Health & Medicine, Singapore (Commonwealth Union) – Scientists have developed an economical and adaptable patch that is customizable for various kinds of wounds giving early warning of unfavorable conditions to make wound care management possible.
The ability to monitor wound healing progress in a timely and efficient manner is crucial for effective wound care and management. Diminished healing, such as in chronic wounds or post-burn scars, can lead to severe medical complications and impose significant economic burdens on patients and healthcare systems worldwide.
To address this challenge, a team of researchers from the National University of Singapore (NUS) and A*STAR’s Institute of Materials Research and Engineering (IMRE) has developed a groundbreaking invention. This innovative solution offers a simple, convenient, and effective method for monitoring wound recovery, enabling timely clinical intervention to enhance wound care and management.
Traditionally, wound healing assessment relies on visual examination by clinicians. Infections are usually diagnosed through swabbing and subsequent bacteria culture, which involves lengthy waiting periods and lacks prompt wound diagnosis. Consequently, accurately predicting wound healing becomes challenging in clinical settings. Moreover, wound assessment often necessitates frequent manual removal of dressings, which not only increases the risk of infection but also subjects patients to additional pain and trauma.
The newly developed invention overcomes these limitations by providing a more efficient and non-invasive approach to wound monitoring. It leverages advanced technologies to offer real-time insights into wound healing progress. This enables healthcare professionals to intervene promptly and implement appropriate treatments based on accurate and up-to-date information.
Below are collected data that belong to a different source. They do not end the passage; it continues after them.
+                if (cc < 2) {
+                    win[WR - R + r][1 + cc] = v;
+                    sm[buf][r][cc][tid] = v;
+                } else {
+                    hv[r] = v;
+                }
+            }
+        if (s + 1 < tr1) load_step(s + 1, raw);
+        __syncthreads();
+#pragma unroll
+        for (int r = 0; r < R; ++r) {
+            const half8 l = sm[buf][r][1][ci == 0 ? tid : tid - WINO_CHUNKS], rr = sm[buf][r][0][ci == WINO_ITEMS - 1 ? tid : tid + WINO_CHUNKS];
+            win[WR - R + r][0] = ci == 0 ? hv[r] : (px0 > 0 ? l : zero);
+            win[WR - R + r][3] = ci == WINO_ITEMS - 1 ? hv[r] : (px0 + 2 < W ? rr : zero);
+        }
+        if (s >= tr0 && act) {
+            if constexpr (UP) {
+#pragma unroll
+                for (int tb = 0; tb < 2; ++tb) {
+                    if (px0 + tb >= W) continue;
+                    float hz[3][3][WINO_E];
+#pragma unroll
+                    for (int r = 0; r < 3; ++r)
+#pragma unroll
+                        for (int e = 0; e < WINO_E; ++e) {
+                            const float d0 = (float)win[r][tb][e], d1 = (float)win[r][tb + 1][e], d2 = (float)win[r][tb + 2][e];
+                            hz[r][0][e] = d0 - d1;
+                            hz[r][1][e] = 2.f * d1;
+                            hz[r][2][e] = d1 - d2;
+                        }
+                    half_t* dst = V + ((int64_t)nb * H * W + (int64_t)s * W + px0 + tb) * C + c;
+#pragma unroll
+                    for (int j = 0; j < 3; ++j) {
+                        float o[3][WINO_E];
+#pragma unroll
+                        for (int e = 0; e < WINO_E; ++e) {
+                            o[0][e] = hz[0][j][e] - hz[1][j][e];
+                            o[1][e] = 2.f * hz[1][j][e];
+                            o[2][e] = hz[1][j][e] - hz[2][j][e];
+                        }
+#pragma unroll
+                        for (int i = 0; i < 3; ++i) store_v(dst + (int64_t)(i * 3 + j) * group_rows * C, o[i]);
+                    }
+                }
+            } else if (px0 < W) {
+                float hz[4][4][WINO_E];
+#pragma unroll
+                for (int r = 0; r < 4; ++r)
+#pragma unroll
+                    for (int e = 0; e < WINO_E; ++e) {
+                        const float d0 = (float)win[r][0][e], d1 = (float)win[r][1][e], d2 = (float)win[r][2][e], d3 = (float)win[r][3][e];
+                        hz[r][0][e] = d0 - d2;
+                        hz[r][1][e] = d1 + d2;
+                        hz[r][2][e] = d2 - d1;
+                        hz[r][3][e] = d1 - d3;
+                    }
+                half_t* dst = V + ((int64_t)nb * trows * ncol + (int64_t)s * ncol + (px0 >> 1)) * C + c;
+#pragma unroll
+                for (int j = 0; j < 4; ++j) {
+                    float o[4][WINO_E];
+#pragma unroll
+                    for (int e = 0; e < WINO_E; ++e) {
+                        o[0][e] = hz[0][j][e] - hz[2][j][e];
+                        o[1][e] = hz[1][j][e] + hz[2][j][e];
+                        o[2][e] = hz[2][j][e] - hz[1][j][e];
+                        o[3][e] = hz[1][j][e] - hz[3][j][e];
+                    }
+#pragma unroll
+                    for (int i = 0; i < 4; ++i) store_v(dst + (int64_t)(i * 4 + j) * group_rows * C, o[i]);
+                }
+            }
+        }
+#pragma unroll
+        for (int r = 0; r + R < WR; ++r)
+#pragma unroll
+            for (int cc = 0; cc < 4; ++cc) win[r][cc] = win[r + R][cc];
     }
 }
 
@@ -212,35 +244,27 @@
 }
 
 extern "C" int insv2v_winograd_input(const insv2v_winograd_in_desc* dp, insv2v_stream_t stream) {
-    if (!dp) return INSV2V_EINVAL;
+    if (!one_device() || !dp) return INSV2V_EINVAL;
     const insv2v_winograd_in_desc& d = *dp;
     if (!d.x || !d.v || d.NB <= 0 || d.H <= 0 || d.W <= 0 || d.C <= 0) return INSV2V_EINVAL;
     if ((d.C % 64) || (d.x2 && (d.C1 <= 0 || d.C1 >= d.C || (d.C1 % 64)))) return INSV2V_EUNSUPPORTED;
     if ((d.ldx & 7) || ((uintptr_t)d.x & 15) || ((uintptr_t)d.v & 15) || (d.x2 && ((d.ldx2 & 7) || ((uintptr_t)d.x2 & 15)))) return INSV2V_EINVAL;
     if (d.gn_ab && (d.gn_images_per_sample <= 0 || ((uintptr_t)d.gn_ab & 15))) return INSV2V_EINVAL;
     const int HW = d.H * d.W, ntile = d.upsample ? HW : ((d.H + 1) / 2) * ((d.W + 1) / 2);
-    const int HWs = d.upsample ? HW : (HW + 1) & ~1;
     const int64_t tiles = (int64_t)d.NB * ntile;
     if (d.v_group_rows < tiles) return INSV2V_EINVAL;
-    const int trows = d.upsample ? d.H : (d.H + 1) / 2;
-    int band_tr = trows, ipb = 1;
-    if (HWs * 128 <= 64 * 1024) {
-        ipb = 32 / ntile;
-        if (ipb < 1) ipb = 1;
-        while (ipb > 1 && ipb * HWs * 128 > 64 * 1024) --ipb;
-    } else {
+    if (((d.upsample ? HW : (HW + 1) & ~1)) * 128 > 64 * 1024) {
         const int max_rows = 64 * 1024 / (d.W * 128);
-        band_tr = d.upsample ? max_rows - 2 : (max_rows - 2) / 2;
-        if (band_tr < 1) return INSV2V_EUNSUPPORTED;
-    }
-    const int nbands = (trows + band_tr - 1) / band_tr;
-    const int srows = nbands == 1 ? d.H : (d.upsample ? band_tr + 2 : 2 * band_tr + 2);
-    const dim3 grid((unsigned)((d.NB + ipb - 1) / ipb), (unsigned)(d.C / 64), (unsigned)nbands);
-    const int slots = srows * d.W;
-    const size_t lds = (size_t)ipb * (d.upsample ? slots : (slots + 1) & ~1) * 128;
+        if ((d.upsample ? max_rows - 2 : (max_rows - 2) / 2) < 1) return INSV2V_EUNSUPPORTED;
+    }
+    const int trows = d.upsample ? d.H : (d.H + 1) / 2, ncol = (d.W + 1) / 2;
+    const int band_tr = d.upsample ? WINO_BAND_UP : WINO_BAND;
+    const int64_t nstrips = ((int64_t)d.NB * ncol + WINO_ITEMS - 1) / WINO_ITEMS, nbands = (trows + band_tr - 1) / band_tr;
+    if (nstrips * nbands > 0x7fffffff) return INSV2V_EUNSUPPORTED;
+    const dim3 grid((unsigned)(nstrips * nbands), (unsigned)((d.C + WINO_SLICE - 1) / WINO_SLICE));
 #define WINO_IN(NORM, UP)                                                                                                                             \
-    hipLaunchKernelGGL((wino_input_kernel<NORM, UP>), grid, dim3(256), lds, as_stream(stream), (const half_t*)d.x, (const half_t*)d.x2, d.gn_ab, (half_t*)d.v, \
-                       d.ldx, d.ldx2, d.x2 ? d.C1 : d.C, d.C, d.NB, d.H, d.W, ipb, d.gn_ab ? d.gn_images_per_sample : 1, d.gn_ab ? d.gn_silu : 0, d.v_group_rows, band_tr)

“To address this challenge, NUS researchers combined our expertise in flexible electronics, artificial intelligence (AI) and sensor data processing with nanosensor capabilities of IMRE researchers to develop an innovative solution that could benefit patients with complex wound conditions,” explained Associate Professor Benjamin Tee of the Department of Materials Science and Engineering under the NUS College of Design and Engineering, as well as the NUS Institute for Health Innovation & Technology.
The PETAL (Paper-like Battery-free In situ AI-enabled Multiplexed) sensor patch consists of five colorimetric sensors capable of determining the patient’s wound healing status in fifteen minutes with the gaging of a combination of biomarkers. These include temperature, pH, trimethylamine, uric acid along with the moisture of the wound. The biomarkers chosen carefully were to effectively evaluate wound inflammation, infection and the condition of the wound atmosphere.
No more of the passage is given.